As shown in Figure 11.1, the price of electricity rose 50% from 1970 to 1975. The “minor” issues in the Rate of Return Regulation (RORR) structure that had been ignored now became major problems. The defects had been hidden by rapidly evolving generation technology that continually lowered generation costs.
Clearly, there were problems with RORR. One alternative would have been to reform the regulatory process, as was originally tried in the United Kingdom. The other alternative, which was embraced first within Chile and the United Kingdom before spreading to the United States, was a package of reforms that would change the way that some parts of the industry were regulated, and loosen regulations in other parts of the industry.
The terms “deregulation” and “restructuring” are sometimes used interchangeably to describe the changes in the electric power industry starting in the 1990s. While the terms are not interchangeable, both in fact are correct. The generation segment of the electricity supply chain has been progressively deregulated, with power plants competing with one another in many areas of the world to provide service to a regional grid operator. Electric transmission has largely been restructured, not deregulated, with transmission regulation shifting from a local to a regional scale. In the U.S., this has meant that the regulation of electric transmission has shifted from state to federal authorities. Electric distribution has, with few exceptions, retained the same regulated structure that it has always had. This “last mile” of wires service is provided by a public utility that is granted a local monopoly in exchange for rate of return regulation by the state. In states that have undertaken deregulation and/or restructuring, the “electric utility” is in many cases just a distribution company.
Please read the first two sections from Blumsack, Measuring the Benefits and Costs of Regional Electric Grid Integration [3], which describes in more detail the process of deregulation/restructuring and some of the important U.S. federal policy initiatives that have pushed the industry towards its new state. It is important to realize that some aspects of restructuring have essentially arisen from federal initiatives and some from state initiatives. The most important aspects of electricity restructuring are:
Not all areas of the U.S. have adopted deregulation or restructuring. Figures 11.3 and 11.4 show the areas of the U.S. that have adopted competitive wholesale markets for electric energy generation and those individual states that have taken on power-sector reforms at the retail level.
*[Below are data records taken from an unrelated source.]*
# MuLabPKU/HD-PiSSA

Hardware: AMD Instinct MI355X
Metric: train tokens/sec (node) on the HD-PiSSA hot path, llama2-7b r16 (adapter probe fwd/bwd + Adam + dW aggregate + merge); dW merge+gather ms/step (higher is better)
Workload: dtype f32; 1 GPU; llama2-7b; model=llama2-7b, global_batch=16, seq_len=512, padding=per micro-batch to its longest sample (hp:190-201), micro_batches_per_rank=8, r_per_gpu=16, modules=224, exchange=gather, parallelism=dp1 (HD-PiSSA slices), x_layout=shared per projection group (q/k/v, gate/up)

## Files before the change

hd-pissa_amd/csrc/hdp_probe.hip:

```cpp
#include <chrono>
#include <cstdlib>
#include <cstring>
#include <mutex>
#include <vector>

#include "hdp_probe_int.h"

namespace hdp {

constexpr int kMaxGroup = 1024;
constexpr int kMaxSplit = 16;
constexpr int kP1Waves = 8;

static int p1_cols() {
  static const int v = [] { const char* e = getenv("HDP_P1_COLS"); return e ? atoi(e) : 128; }();
  return v;
}
static int p1_u() {
  static const int v = [] { const char* e = getenv("HDP_P1_U"); return e ? atoi(e) : 1; }();
  return v;
}
constexpr int kTC = 128;
constexpr int kNW = 256;

template <int CAP>
struct GroupArgsT {
  int n, rp, RB;
  int p1_pre[CAP + 1];
  int p2_pre[CAP + 1];
  int64_t p3_pre[CAP + 1];
  ProbeDesc d[CAP];
};
using GroupArgs = GroupArgsT<kMaxSplit>;
static_assert(sizeof(GroupArgs) <= 4096, "split-path kernel arguments must stay within 4 KB");

__device__ __forceinline__ int find_module(const int* pre, int n, int bid) {
  int m = 0;
  while (m + 1 < n && bid >= pre[m + 1]) ++m;
  return m;
}

template <bool F_RK>
__device__ __forceinline__ f32x4 load_f4(const float* F, int64_t K, int r, int j, int64_t k, int64_t k1, bool full) {
  f32x4 f;
  if (F_RK) {
    if (j < r && full) return *reinterpret_cast<const f32x4*>(F + (int64_t)j * K + k);
#pragma unroll
    for (int q = 0; q < 4; ++q) f[q] = (j < r && k + q < k1) ? F[(int64_t)j * K + k + q] : 0.f;
  } else {
#pragma unroll
    for (int q = 0; q < 4; ++q) f[q] = (j < r && k + q < k1) ? F[(k + q) * r + j] : 0.f;
  }
  return f;
}


template <int DT, int RB, int U, bool F_RK>
__device__ __forceinline__ void proj_wave(const void* Z, const float* F, int64_t T, int64_t K, int r, int64_t tb,
                                          int64_t k0, int64_t k1, int lane, float* tile, f32x4 (&acc)[RB]) {
// ... 308 lines not shown
}
__device__ __forceinline__ short bf16_bits(float v) { return (short)(__float_as_uint(v) >> 16); }
typedef __bf16 bf16x8 __attribute__((ext_vector_type(8)));
__device__ __forceinline__ void split8(const float (&v)[8], bf16x8& h, bf16x8& m, bf16x8& l) {
#pragma clang fp contract(off)
#pragma unroll
  for (int e = 0; e < 8; ++e) {
    const __bf16 a = (__bf16)v[e];
    const float r1 = v[e] - (float)a;
    const __bf16 b = (__bf16)r1;
    h[e] = a;
    m[e] = b;
    l[e] = (__bf16)(r1 - (float)b);
  }
}
__device__ __forceinline__ __bf16 as_bf16(float v) { return __builtin_bit_cast(__bf16, bf16_bits(v)); }
typedef uint32_t u32x4s __attribute__((ext_vector_type(4)));
__device__ __forceinline__ void split8p(const float (&v)[8], bf16x8& h, bf16x8& m, bf16x8& l) {
#pragma clang fp contract(off)
  u32x4s H, M, L;
#pragma unroll
  for (int e = 0; e < 4; ++e) {
    const float a0 = v[2 * e], a1 = v[2 * e + 1];
    const uint32_t ph = cvt_pk_bf16(a0, a1);
    const float r0 = a0 - __uint_as_float(ph << 16), r1 = a1 - __uint_as_float(ph & 0xffff0000u);
    const uint32_t pm = cvt_pk_bf16(r0, r1);
    const float s0 = r0 - __uint_as_float(pm << 16), s1 = r1 - __uint_as_float(pm & 0xffff0000u);
    H[e] = ph;
    M[e] = pm;
    L[e] = cvt_pk_bf16(s0, s1);
  }
  h = __builtin_bit_cast(bf16x8, H);
  m = __builtin_bit_cast(bf16x8, M);
  l = __builtin_bit_cast(bf16x8, L);
}
__device__ __forceinline__ f32x4 mfma_x6(const bf16x8 (&x)[3], const bf16x8 (&y)[3], f32x4 c) {
  c = __builtin_amdgcn_mfma_f32_16x16x32_bf16(x[1], y[1], c, 0, 0, 0);
  c = __builtin_amdgcn_mfma_f32_16x16x32_bf16(x[2], y[0], c, 0, 0, 0);
  c = __builtin_amdgcn_mfma_f32_16x16x32_bf16(x[0], y[2], c, 0, 0, 0);
  c = __builtin_amdgcn_mfma_f32_16x16x32_bf16(x[1], y[0], c, 0, 0, 0);
  c = __builtin_amdgcn_mfma_f32_16x16x32_bf16(x[0], y[1], c, 0, 0, 0);
  return __builtin_amdgcn_mfma_f32_16x16x32_bf16(x[0], y[0], c, 0, 0, 0);
}
__device__ __forceinline__ f32x4 mfma32(bf16x8 a, bf16x8 b, f32x4 c) {
  return __builtin_amdgcn_mfma_f32_16x16x32_bf16(a, b, c, 0, 0, 0);
}
__device__ __forceinline__ f32x4 mfma_bf16(bf16x4 a, bf16x4 b, f32x4 c) {
  return __builtin_amdgcn_mfma_f32_16x16x16bf16_1k(a, b, c, 0, 0, 0);
}
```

Regional Transmission Organizations (RTOs) are non-profit, public-benefit corporations that were created as a part of electricity restructuring in the United States, beginning in the 1990s. Some RTOs, such as PJM in the Mid-Atlantic states, were created from existing “power pools” dating back many decades (PJM was first organized in the 1920s). The history of the RTO dates back to FERC Orders 888 and 889, which suggested the concept of the “Independent System Operator” (ISO) to ensure non-discriminatory access to transmission systems. FERC Order 2000 encouraged, but did not quite require, all transmission-owning entities to form or join a Regional Transmission Organization to promote the regional administration of high-voltage transmission systems. The difference between RTO and ISO is, at this point, largely semantic. Order 2000 contains a set of technical requirements for any system operator to be considered a FERC-approved RTO.
RTOs are regulated by FERC, not by the states (i.e., RTO rules are determined by a FERC-approved tariff and not by state Public Utility Commissions) and membership in a RTO by any entity is voluntary. Including Texas (which is technically outside of FERC’s jurisdiction), there are seven RTOs in the U.S., covering about half of the states and roughly two-thirds of total U.S. annual electricity demand. Each RTO establishes its own rules and market structures, but there are many commonalities. Broadly, the RTO performs the following functions:
In many ways, RTOs perform the same functions as the vertically-integrated utilities that were supplanted by electricity restructuring. There are, however, a number of important distinctions between RTOs and utilities.
The set of NETL power market primers zipped file [7] contains more information on specific differences between the various RTO markets.
The separation of ownership from control in RTO markets raises some interesting complications for planning. RTOs have responsibility for ensuring reliability and adequacy of the power grid. They must perform regional planning, meaning that they determine where additional power lines and generators are required in order to maintain system reliability. But RTOs generally cannot require that member companies make any investments. They generally rely on a variety of market mechanisms to create financial incentives for member firms to invest in generation. Many transmission investments needed for reliability are eligible for fixed rates of return set by FERC.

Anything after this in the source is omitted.